Pero hay un conjunto de imperativos expresos e implícitos que vinculan estas oraciones fácticas entre sí –proporcionándoles, por así decir, tejido conectivo– que podrían parafrasearse de la siguiente manera: “¡Ataquen con éxito!”, “¡Utilicen la sorpresa!” y “¡Oculten el momento y el lugar del ataque, encubran las posiciones, muévanse rápidamente, engañen al enemigo y eviten los procedimientos estereotipados!”.
De hecho, se podría reformular el párrafo y dividírselo en tres oraciones: la primera, ética; las otras dos, estrictamente fácticas:
1 ¡Ataquen con éxito!
2 Un ataque sólo resulta exitoso cuando se lo conduce en condiciones que provocan sorpresa.
3 Las condiciones que provocan sorpresa son: el ocultamiento del momento y el lugar del ataque, etcétera.
De esto surge que las decisiones que toma un comandante militar de ocultar las posiciones de sus tropas, contienen elementos tanto de hecho como éticos, ya que las oculta “para” causar “sorpresa”, y esto a su vez “para” conducir con éxito un ataque. Por lo tanto, hay un sentido en el que se puede juzgar si sus decisiones son correctas: resulta una cuestión estrictamente fáctica si las medidas que toma son adecuadas “para” lograr el objetivo. No constituye una cuestión fáctica que su objetivo sea o no correcto en sí mismo, excepto en la medida en que se conecte, por medio de un “para”, con otros objetivos.
Siempre es posible evaluar las decisiones en este sentido relativo –determinar si son correctas, dado el objetivo al cual apuntan–, pero un cambio en los objetivos implica un cambio en la evaluación. Estrictamente hablando, no se valora la decisión en sí, sino la relación puramente fáctica que se impone entre la decisión y sus fines: (6) no se evalúa la decisión del comandante de tomar ciertas medidas para sorprender al enemigo, sino su juicio fáctico de que esas medidas lograrán, de hecho, la sorpresa.

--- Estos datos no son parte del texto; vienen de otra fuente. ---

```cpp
template <int MODE>
__global__ __launch_bounds__(256) void tile_reduce_kernel(
    const float* __restrict__ a, const float* __restrict__ x, const float* __restrict__ scale,
    const float* __restrict__ shift, const float* __restrict__ mean,
    const float* __restrict__ invstd, int relu, float* __restrict__ partial, long M, int C, int cgs,
    const float* __restrict__ ymask = nullptr, float* __restrict__ dz_out = nullptr) {
    __shared__ float red[256 * 8];
    const int tid = threadIdx.x;
    const int C4 = C >> 2;
    const int rpar = 256 / cgs;
    const int cg_l = tid % cgs, rl = tid / cgs;
    const bool active = rl < rpar;
    const long row0 = (long)blockIdx.x * TILE_ROWS;
    const long row1 = row0 + TILE_ROWS < M ? row0 + TILE_ROWS : M;
    for (int cg0 = blockIdx.y * cgs; cg0 < C4; cg0 += cgs * gridDim.y) {
        const int cg = cg0 + cg_l;
        float4 s1 = make_float4(0.f, 0.f, 0.f, 0.f), s2 = s1;
        if (active && cg < C4) {
            float4 sc, sh, mu, is;
            if (MODE == 1) {
// ... 326 lines not shown
                                long n4) {
    for (long i = (long)blockIdx.x * blockDim.x + threadIdx.x; i < n4; i += (long)gridDim.x * blockDim.x) {
        const float4 g = dy[i], v = y[i];
        dz[i] = make_float4(v.x > 0.f ? g.x : 0.f, v.y > 0.f ? g.y : 0.f, v.z > 0.f ? g.z : 0.f, v.w > 0.f ? g.w : 0.f);
    }
}

extern "C" int dsnt_relu_bwd(const float* dy, const float* y, float* dz, int64_t n, void* stream) {
    DSNT_REQUIRE(dy && y && dz && n > 0 && n % 4 == 0, DSNT_ERR_ARG, "dsnt_relu_bwd: bad argument");
    DSNT_REQUIRE(dsnt_aligned16(dy) && dsnt_aligned16(y) && dsnt_aligned16(dz), DSNT_ERR_ALIGN, "dsnt_relu_bwd: alignment");
    DSNT_LAUNCH(relu_bwd_kernel, dim3(flat_grid(n / 4, 256)), dim3(256), 0, (hipStream_t)stream,
                       (const float4*)dy, (const float4*)y, (float4*)dz, (long)(n / 4));
    DSNT_CHECK_LAUNCH("dsnt_relu_bwd");
}

struct BnApplyVec { float4 sc, sh, mu, is, c0, c1; };
__device__ __forceinline__ float4 bn_apply_one(const float4 g, const float4 xv, const BnApplyVec& v, int relu) {
    float4 dz = g;
    if (relu) {
        if (fmaf(xv.x, v.sc.x, v.sh.x) <= 0.f) dz.x = 0.f;
        if (fmaf(xv.y, v.sc.y, v.sh.y) <= 0.f) dz.y = 0.f;
        if (fmaf(xv.z, v.sc.z, v.sh.z) <= 0.f) dz.z = 0.f;
        if (fmaf(xv.w, v.sc.w, v.sh.w) <= 0.f) dz.w = 0.f;
    }
    float4 o;
    o.x = v.sc.x * (dz.x - v.c0.x - (xv.x - v.mu.x) * v.is.x * v.c1.x);
    o.y = v.sc.y * (dz.y - v.c0.y - (xv.y - v.mu.y) * v.is.y * v.c1.y);
    o.z = v.sc.z * (dz.z - v.c0.z - (xv.z - v.mu.z) * v.is.z * v.c1.z);
    o.w = v.sc.w * (dz.w - v.c0.w - (xv.w - v.mu.w) * v.is.w * v.c1.w);
    return o;
}
struct BnApplyP {
    const float4* da; const float4* x; const float4* scale; const float4* shift; const float4* mean; const float4* invstd;
    const float4* coef; int relu; float4* dx; const float4* base; long n4; int C4; unsigned* amax; BnBwdProP pro;
};
template <bool FIXED>
__global__ void bn_act_bwd_apply_kernel(BnApplyP q) {
    __shared__ double pro_sh[512];
    const float4* __restrict__ da = q.da; const float4* __restrict__ x = q.x; const float4* __restrict__ scale = q.scale;
    const float4* __restrict__ shift = q.shift; const float4* __restrict__ mean = q.mean; const float4* __restrict__ invstd = q.invstd;
    const float4* coef = q.coef; const int relu = q.relu; float4* dx = q.dx; const float4* base = q.base;
    const long n4 = q.n4; const int C4 = q.C4; unsigned* __restrict__ amax = q.amax; const BnBwdProP pro = q.pro;
    const bool accumulate = base != nullptr;
    const int wg = blockIdx.x, nwg = gridDim.x;
    if (pro.partial) {
        bn_pro_backward<256>(pro, pro_sh, wg == 0);
        __syncthreads();
    }
    float am = 0.f;
    const long stride = (long)nwg * 256;
    long i = threadIdx.x < 256 ? (long)wg * 256 + threadIdx.x : n4;
    auto vec = [&](int cg) {
        BnApplyVec v;
        v.sc = scale[cg]; v.sh = shift[cg]; v.mu = mean[cg]; v.is = invstd[cg]; v.c0 = coef[cg]; v.c1 = coef[C4 + cg];
        return v;
    };
    auto amx = [&](const float4 o) { am = fmaxf(fmaxf(fmaxf(fabsf(o.x), fabsf(o.y)), fmaxf(fabsf(o.z), fabsf(o.w))), am); };
    if (FIXED) {
        const BnApplyVec v = vec((int)((i < n4 ? i : 0) % C4));
        for (; i + stride < n4; i += 2 * stride) {
            const float4 g0 = da[i], x0 = x[i], g1 = da[i + stride], x1 = x[i + stride];
            float4 p0 = make_float4(0.f, 0.f, 0.f, 0.f), p1 = p0;
            if (accumulate) { p0 = base[i]; p1 = base[i + stride]; }
            float4 o0 = bn_apply_one(g0, x0, v, relu), o1 = bn_apply_one(g1, x1, v, relu);
            if (accumulate) {
                o0.x += p0.x; o0.y += p0.y; o0.z += p0.z; o0.w += p0.w;
                o1.x += p1.x; o1.y += p1.y; o1.z += p1.z; o1.w += p1.w;
            }
            dx[i] = o0; dx[i + stride] = o1;
            amx(o0); amx(o1);
        }
        if (i < n4) {
            float4 o = bn_apply_one(da[i], x[i], v, relu);
            if (accumulate) { const float4 p = base[i]; o.x += p.x; o.y += p.y; o.z += p.z; o.w += p.w; }
            dx[i] = o;
            amx(o);
        }
    } else {
        for (; i < n4; i += stride) {
            float4 o = bn_apply_one(da[i], x[i], vec((int)(i % C4)), relu);
            if (accumulate) { const float4 p = base[i]; o.x += p.x; o.y += p.y; o.z += p.z; o.w += p.w; }
            dx[i] = o;
            amx(o);
        }
    }
    if (amax) amax_commit(am, amax);
}

static int bn_act_bwd_apply_impl(const float* da, const float* x, const float* scale, const float* shift,
                                 const float* mean, const float* invstd, const float* coef, int relu, float* dx,
                                 int accumulate, int64_t M, int C, float* amax, void* stream, const BnBwdProP* pro, const float* base) {
    DSNT_REQUIRE(da && x && scale && shift && mean && invstd && coef && dx && M > 0 && C > 0,
                 DSNT_ERR_ARG, "dsnt_bn_act_bwd_apply: bad argument");
    DSNT_REQUIRE(C % 4 == 0 && dsnt_aligned16(da) && dsnt_aligned16(x) && dsnt_aligned16(dx) &&
                 dsnt_aligned16(coef) && dsnt_aligned16(base), DSNT_ERR_ALIGN, "dsnt_bn_act_bwd_apply: alignment");
    if (!base && accumulate) base = dx;
    const long n4 = (long)M * C / 4;
    int grid = flat_grid(n4, 256);
    BnBwdProP q;
    memset(&q, 0, sizeof(q));
    if (pro) {
        q = *pro;
        if (grid > 128) grid = 128;
    }
    const BnApplyP ap{(const float4*)da, (const float4*)x, (const float4*)scale, (const float4*)shift, (const float4*)mean,
                      (const float4*)invstd, (const float4*)coef, relu, (float4*)dx, (const float4*)base, n4, C / 4, (unsigned*)amax, q};
    if (((long)grid * 256) % (C / 4) == 0)
        DSNT_LAUNCH(bn_act_bwd_apply_kernel<true>, dim3(grid), dim3(256), 0, stream, ap);
    else
        DSNT_LAUNCH(bn_act_bwd_apply_kernel<false>, dim3(grid), dim3(256), 0, stream, ap);
    DSNT_CHECK_LAUNCH("dsnt_bn_act_bwd_apply");
}

extern "C" int dsnt_bn_act_bwd_apply_amax(const float* da, const float* x, const float* scale,
                                          const float* shift, const float* mean, const float* invstd,
                                          const float* coef, int relu, float* dx, int accumulate,
                                          int64_t M, int C, float* amax, void* stream) {
    return bn_act_bwd_apply_impl(da, x, scale, shift, mean, invstd, coef, relu, dx, accumulate, M, C, amax, stream, nullptr, nullptr);
}

extern "C" int dsnt_bn_act_bwd_apply(const float* da, const float* x, const float* scale,
                                     const float* shift, const float* mean, const float* invstd,
                                     const float* coef, int relu, float* dx, int accumulate,
                                     int64_t M, int C, void* stream) {
    return bn_act_bwd_apply_impl(da, x, scale, shift, mean, invstd, coef, relu, dx, accumulate, M, C, nullptr, stream, nullptr, nullptr);
// ... 19 lines not shown
extern "C" int dsnt_bn_act_bwd_apply_base(const float* da, const float* x, const float* scale, const float* shift,
                                          const float* mean, const float* invstd, const float* coef, int relu,
                                          const float* base, float* dx, int64_t M, int C, float* amax, void* stream) {
    DSNT_REQUIRE(base && base != dx, DSNT_ERR_ARG, "dsnt_bn_act_bwd_apply_base: `base` must be a second tensor");
    return bn_act_bwd_apply_impl(da, x, scale, shift, mean, invstd, coef, relu, dx, 1, M, C, amax, stream, nullptr, base);
}
extern "C" int dsnt_bn_act_bwd_apply_pro_base(const float* da, const float* x, const float* scale, const float* shift,
                                              const float* mean, const float* invstd, const float* partial, int ntiles,
                                              float* dgamma, float* dbeta, int accumulate_params, float* coef, int relu,
                                              const float* base, float* dx, int64_t M, int C, float* amax, void* stream) {
    DSNT_REQUIRE(base && base != dx, DSNT_ERR_ARG, "dsnt_bn_act_bwd_apply_pro_base: `base` must be a second tensor");
    BnBwdProP q;
    if (int e = bn_bwd_pro_fill(q, "dsnt_bn_act_bwd_apply_pro_base", partial, ntiles, dgamma, dbeta, accumulate_params, coef, M, C)) return e;
    return bn_act_bwd_apply_impl(da, x, scale, shift, mean, invstd, coef, relu, dx, 1, M, C, amax, stream, &q, base);
}
```

### dsnt-pose2d_amd/csrc/ew_bodies.h

```cpp
#pragma once
#include "common.h"
#include "bn_pro.h"

#define TILE_ROWS 128
static inline int tile_cgs(long tiles, int C4) { return tiles < 256 && C4 > 16 && C4 % 16 == 0 ? 16 : (C4 < 256 ? C4 : 256); }
static inline unsigned tile_grid_y(long tiles, int C4) { const int c = tile_cgs(tiles, C4); return c == 16 && C4 > 16 ? C4 / 16 : 1; }

struct TileOpP {
    const float* a; const float* b; float* y; unsigned char* idx; float* partial;
    int N, Ho, Wo, C, cgs;
    OutBoundsP tail;
    const float* bn_scale; const float* bn_shift; int bn_relu;
};
template <int OP>
__device__ __forceinline__ void tile_op_stats_body(const TileOpP& q, const int bx, const int by, const int gy, float* red) {
    const float* __restrict__ a = q.a; const float* __restrict__ b = q.b; float* __restrict__ y = q.y;
    unsigned char* __restrict__ idx = q.idx; float* partial = q.partial;
    const int N = q.N, Ho = q.Ho, Wo = q.Wo, C = q.C, cgs = q.cgs;
    const OutBoundsP tail = q.tail;
    const float* __restrict__ bn_scale = q.bn_scale; const float* __restrict__ bn_shift = q.bn_shift; const int bn_relu = q.bn_relu;
    const int tid = threadIdx.x;
    const int C4 = C >> 2;
    const int rpar = 256 / cgs;
    const int cg_l = tid % cgs, rl = tid / cgs;
// ... 110 lines not shown
```

### dsnt-pose2d_amd/csrc/resample.hip

```cpp
#include "common.h"
#include "bn_pro.h"
#include "ew_bodies.h"

__global__ void maxpool2_fwd_kernel(const float4* __restrict__ x, float4* __restrict__ y,
                                    uchar4* __restrict__ idx, int N, int H, int W, int C4) {
    const int Ho = H >> 1, Wo = W >> 1;
    const long total = (long)N * Ho * Wo * C4;
    for (long i = (long)blockIdx.x * blockDim.x + threadIdx.x; i < total;
         i += (long)gridDim.x * blockDim.x) {
        const int cg = (int)(i % C4);
        long t = i / C4;
        const int ow = (int)(t % Wo); t /= Wo;
        const int oh = (int)(t % Ho);
        const int n = (int)(t / Ho);
        const float4* base = x + (((long)n * H + 2 * oh) * W + 2 * ow) * C4 + cg;
        const float4 v0 = base[0], v1 = base[C4], v2 = base[(long)W * C4], v3 = base[(long)W * C4 + C4];
        float4 m = v0;
        uchar4 k = make_uchar4(0, 0, 0, 0);
#define POOL_STEP(V, P)                                  \
        if (V.x > m.x || V.x != V.x) { m.x = V.x; k.x = P; } \
        if (V.y > m.y || V.y != V.y) { m.y = V.y; k.y = P; } \
        if (V.z > m.z || V.z != V.z) { m.z = V.z; k.z = P; } \
        if (V.w > m.w || V.w != V.w) { m.w = V.w; k.w = P; }
        POOL_STEP(v1, 1) POOL_STEP(v2, 2) POOL_STEP(v3, 3)
// ... 72 lines not shown
    DSNT_LAUNCH(maxpool2_bwd_kernel, dim3(flat_grid(total, 256)), dim3(256), 0, stream, q);
    DSNT_CHECK_LAUNCH("dsnt_maxpool2_bwd");
}
extern "C" int dsnt_maxpool2_bwd(const float* dy, const uint8_t* idx, float* dx, int accumulate,
                                 int N, int H, int W, int C, void* stream) {
    return maxpool2_bwd_impl(dy, idx, dx, accumulate, nullptr, N, H, W, C, nullptr, stream);
}
extern "C" int dsnt_maxpool2_bwd_amax(const float* dy, const uint8_t* idx, float* dx, int accumulate,
                                      int N, int H, int W, int C, float* amax, void* stream) {
    return maxpool2_bwd_impl(dy, idx, dx, accumulate, nullptr, N, H, W, C, amax, stream);
}
extern "C" int dsnt_maxpool2_bwd_add(const float* dy, const uint8_t* idx, float* dx, int accumulate, const float* extra,
                                     int N, int H, int W, int C, float* amax, void* stream) {
    DSNT_REQUIRE(extra && extra != dx && dsnt_aligned16(extra), DSNT_ERR_ARG, "dsnt_maxpool2_bwd_add: `extra` must be a second, aligned tensor");
    return maxpool2_bwd_impl(dy, idx, dx, accumulate, extra, N, H, W, C, amax, stream);
}

__global__ void upsample2_add_fwd_kernel(const float4* __restrict__ up, const float4* __restrict__ low,
                                         float4* __restrict__ out, int N, int H, int W, int C4) {
    const long total = (long)N * H * W * C4;
    for (long i = (long)blockIdx.x * blockDim.x + threadIdx.x; i < total;
         i += (long)gridDim.x * blockDim.x) {
        const int cg = (int)(i % C4);
        long t = i / C4;
        const int w = (int)(t % W); t /= W;
        const int h = (int)(t % H);
        const int n = (int)(t / H);
        const float4 a = up[i];
        const float4 b = low[(((long)n * (H >> 1) + (h >> 1)) * (W >> 1) + (w >> 1)) * C4 + cg];
        out[i] = make_float4(a.x + b.x, a.y + b.y, a.z + b.z, a.w + b.w);
// ... 185 lines not shown
```

### dsnt-pose2d_amd/dsnt/_lib.py

```python
import ctypes as C
import os

import torch

_HERE = os.path.dirname(os.path.abspath(__file__))
LIB_PATH = os.environ.get('DSNT_HIP_LIB') or os.path.join(os.path.dirname(_HERE), 'csrc', 'libdsnt_hip.so')

P = C.c_void_p
I = C.c_int
L = C.c_int64
F = C.c_float
D = C.c_double


class ConvGeom(C.Structure):
    _fields_ = [(n, C.c_int) for n in
                ('N', 'H', 'W', 'Cin', 'Ho', 'Wo', 'Cout', 'R', 'S', 'stride', 'pad', 'dil')]


GP = C.POINTER(ConvGeom)
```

Se puede presentar este argumento de una manera ligeramente distinta. Considérense estas dos oraciones: “¡Provoquen sorpresa!” y “Las condiciones para causar sorpresa son el ocultamiento del momento y el lugar del ataque, etc.”. En tanto que la primera contiene un elemento imperativo, o ético, y por lo tanto no es ni verdadera ni falsa, la segunda es totalmente fáctica. Si se ampliara la idea de inferencia lógica como para resultar aplicable tanto al elemento ético como al fáctico en la oración, entonces a partir de estas dos oraciones se podría deducir una tercera: “¡Oculten el momento y el lugar del ataque, etc.!”. Así, gracias a la mediación de una premisa fáctica (la segunda oración), se puede deducir un imperativo a partir de otro. (7)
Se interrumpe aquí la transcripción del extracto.